Religion
- Affiliation: Islam

Location
- Location: 130 Martin Luther King Jr. Blvd Raleigh, NC 27601
- State: North Carolina
- Country: United States
- Interactive map of Islamic Association of Raleigh
- Coordinates: 35°46′08″N 78°38′15″W﻿ / ﻿35.768894°N 78.637412°W

Architecture
- Type: Mosque
- Established: 1983

Website
- masjidkingkhalid.org

= Masjid King Khalid =

Mosque in Shaw University, Raleigh, North Carolina, USA

The Masjid King Khalid (or the Mosque of the Late King Khalid bin Abdul-Aziz Al-Saud) is a mosque located in downtown Raleigh, North Carolina in the Shaw University International Studies Center.

==History==
In 1983, the International Studies Center (formerly International and Islamic Studies Center) was built on Shaw University Campus, a private Baptist University. Its construction was funded by a $1 million grant from King Khalid of Saudi Arabia, and established the mosque (then called the Jamaa'ah At Taqwa Mosque) as a part of this building on the second floor. The gift was arranged by the late Urabi Mustafa, a Palestinian professor who founded the International Studies Center.

In 2002, Shaw University had plans to close the mosque, resulting in protests.

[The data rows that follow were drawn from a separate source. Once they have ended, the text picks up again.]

int AlignCall::run(int32_t *ext_scores, int32_t *ext_totals)
{
    const int64_t n_refs = rs->n_refs, n_reads = rd->n_reads;
    const size_t n_pairs = (size_t)(n_refs * n_reads);
    if (ext_scores) res->d_scores.view(ext_scores, n_pairs); else CU(res->d_scores.alloc(n_pairs, st));
    if (ext_totals) res->d_totals.view(ext_totals, (size_t)n_refs); else CU(res->d_totals.alloc((size_t)n_refs, st));
    CU(res->d_best.alloc((size_t)n_reads * 4, st));
    CU(cudaMemsetAsync(res->d_scores.p, 0, std::max<size_t>(n_pairs, 1) * 4, st));
    res->top_k = top_k; res->min_score = min_score;
    if (top_k > 0) CU(res->d_hits.alloc((size_t)n_reads * top_k * 4, st));

    const auto t_wall0 = std::chrono::steady_clock::now();
    ctx->ev_used = 0;
    CU(ctx->counters.reserve(16, st));
    int rc;
    if (n_refs > 0 && n_reads > 0) {
        std::vector<std::vector<int32_t>> classes(kNumK);
        std::vector<int32_t> wide;
        classify_reads(classes, wide);
        for (int kc = 0; kc < kNumK; ++kc)
            if (!classes[(size_t)kc].empty() && (rc = run_class(kKList[kc], classes[(size_t)kc]))) return rc;
        if (!wide.empty() && (rc = run_wide_reads(wide))) return rc;
    }
    DevBuf<uint32_t> keep;
    if (top_k > 0 && (rc = select_final_hits(keep))) return rc;
    if ((rc = assemble(keep))) return rc;
    return finish_stats(t_wall0);
}

void AlignCall::classify_reads(std::vector<std::vector<int32_t>> &classes, std::vector<int32_t> &wide) const
{
    const bool short_scores_ok = rs->two_bit_ok && gap < 0 && std::abs((int64_t)match) <= 8000 &&
                                 std::abs((int64_t)mismatch) <= 8000 && std::abs((int64_t)gap) <= 8000;
    static const bool no_long = getenv("SWB_NO_LONG_CLASSES") != nullptr;
    const bool long_kernels_ok = !no_long && tile_trace_ok(match, mismatch, gap);
    for (int64_t q = 0; q < rd->n_reads; ++q) {
        const int m = rd->len[(size_t)q];
        if (m == 0) continue;
        const int64_t smax = (int64_t)std::max({match, mismatch, 0}) * std::min<int64_t>(m, rs->max_len);
        const bool is_short = short_scores_ok && smax <= 16000 &&
                              (m <= MAX_SHORT_ROWS || (m <= MAX_LONG_ROWS && long_kernels_ok && fill_bias_ok(match, mismatch, gap, smax)));
        if (!is_short) { wide.push_back((int32_t)q); continue; }
        const int K = pick_k(m);
        for (int k = 0; k < kNumK; ++k) if (kKList[k] == K) classes[(size_t)k].push_back((int32_t)q);
    }
}

int AlignCall::run_class(int K, std::vector<int32_t> &reads)
{
    std::stable_sort(reads.begin(), reads.end(), [&](int32_t a, int32_t b) { return rd->len[(size_t)a] > rd->len[(size_t)b]; });
    const int64_t n_rp_total = ((int64_t)reads.size() + 1) / 2;
    std::shared_ptr<swb_refset::SegTables> segt;
    int rc = seg_tables(K, n_rp_total * ((rs->n_refs + 3) / 4) < (int64_t)ctx->sm_count * 24, segt);
    if (rc) return rc;
    const int64_t bytes_per_rp = rs->blocks_per_rp * ((int64_t)record_words(K) * GL * 4 + GL * 4);
    int64_t rp_per_batch = std::max<int64_t>(1, ctx->ws_bytes / std::max<int64_t>(bytes_per_rp, 1));
    rp_per_batch = std::min<int64_t>(rp_per_batch, 1 << 16);
    if (rp_per_batch * rs->n_refs * 2 >= ((int64_t)1 << 30)) rp_per_batch = std::max<int64_t>(1, (((int64_t)1 << 30) - 1) / (rs->n_refs * 2));
    const int64_t nb = (n_rp_total + rp_per_batch - 1) / rp_per_batch;
    rp_per_batch = (n_rp_total + nb - 1) / nb;
    std::vector<Batch> batches((size_t)nb);
    for (int64_t k = 0; k < nb; ++k) {
        const int64_t rp0 = k * rp_per_batch;
        Batch &b = batches[(size_t)k];
        if ((rc = fill_batch(K, reads, rp0, (int)std::min<int64_t>(rp_per_batch, n_rp_total - rp0), *segt, b))) return rc;
        if ((rc = trace_batch(K, b))) return rc;
    }
    CU(cudaStreamSynchronize(st));
    return SWB_OK;
}

int AlignCall::seg_tables(int K, bool few_items, std::shared_ptr<swb_refset::SegTables> &out)
{
    const swb_refset::SegKey skey{K, match, mismatch, gap, few_items ? 1 : 0};
    auto sit = rs->seg_cache.find(skey);
    if (sit == rs->seg_cache.end()) {
        Segments segs;
        make_segments(rs, K, match, mismatch, gap, few_items, segs);
        auto sc = std::make_shared<swb_refset::SegTables>();
        sc->nv = segs.ref.size();
        CU(sc->ref.alloc(sc->nv, st)); CU(sc->c0.alloc(sc->nv, st)); CU(sc->len.alloc(sc->nv, st));
        CU(sc->skip.alloc(sc->nv, st)); CU(sc->end.alloc(sc->nv, st));
        CU(cudaMemcpyAsync(sc->ref.p, segs.ref.data(), sc->nv * 4, cudaMemcpyHostToDevice, st));
        CU(cudaMemcpyAsync(sc->c0.p, segs.c0.data(), sc->nv * 4, cudaMemcpyHostToDevice, st));
        CU(cudaMemcpyAsync(sc->len.p, segs.len.data(), sc->nv * 4, cudaMemcpyHostToDevice, st));
        CU(cudaMemcpyAsync(sc->skip.p, segs.skip.data(), sc->nv * 4, cudaMemcpyHostToDevice, st));
        CU(cudaMemcpyAsync(sc->end.p, segs.end.data(), sc->nv * 4, cudaMemcpyHostToDevice, st));
        CU(cudaStreamSynchronize(st));
        if (rs->seg_cache.size() >= 16) rs->seg_cache.clear();
        sit = rs->seg_cache.emplace(skey, sc).first;
    }
    out = sit->second;
    return SWB_OK;
}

In March 2020, Shaw University closed access to the mosque stating the reason was a response to the COVID-19 pandemic. The mosque remained closed, despite the Thomas J. Boyd Chapel being open, which led to several months of protesting and discussions to reopen took place starting January 2023. This led to a decision in August 2023 to temporarily reopen the mosque to the public under a "Memorandum of Understanding" until August 2026.

==Shooting==
On 23 April 2024, 74-year old Kamal Rasool Abdal-Rafi was arrested by the Raleigh Police Department after firing a gun at another man regarding a dispute regarding walking a dog close to the building. Shots took place in the building which houses the King Khalid Mosque on the second floor. No injuries were reported, and classes were cancelled for the day.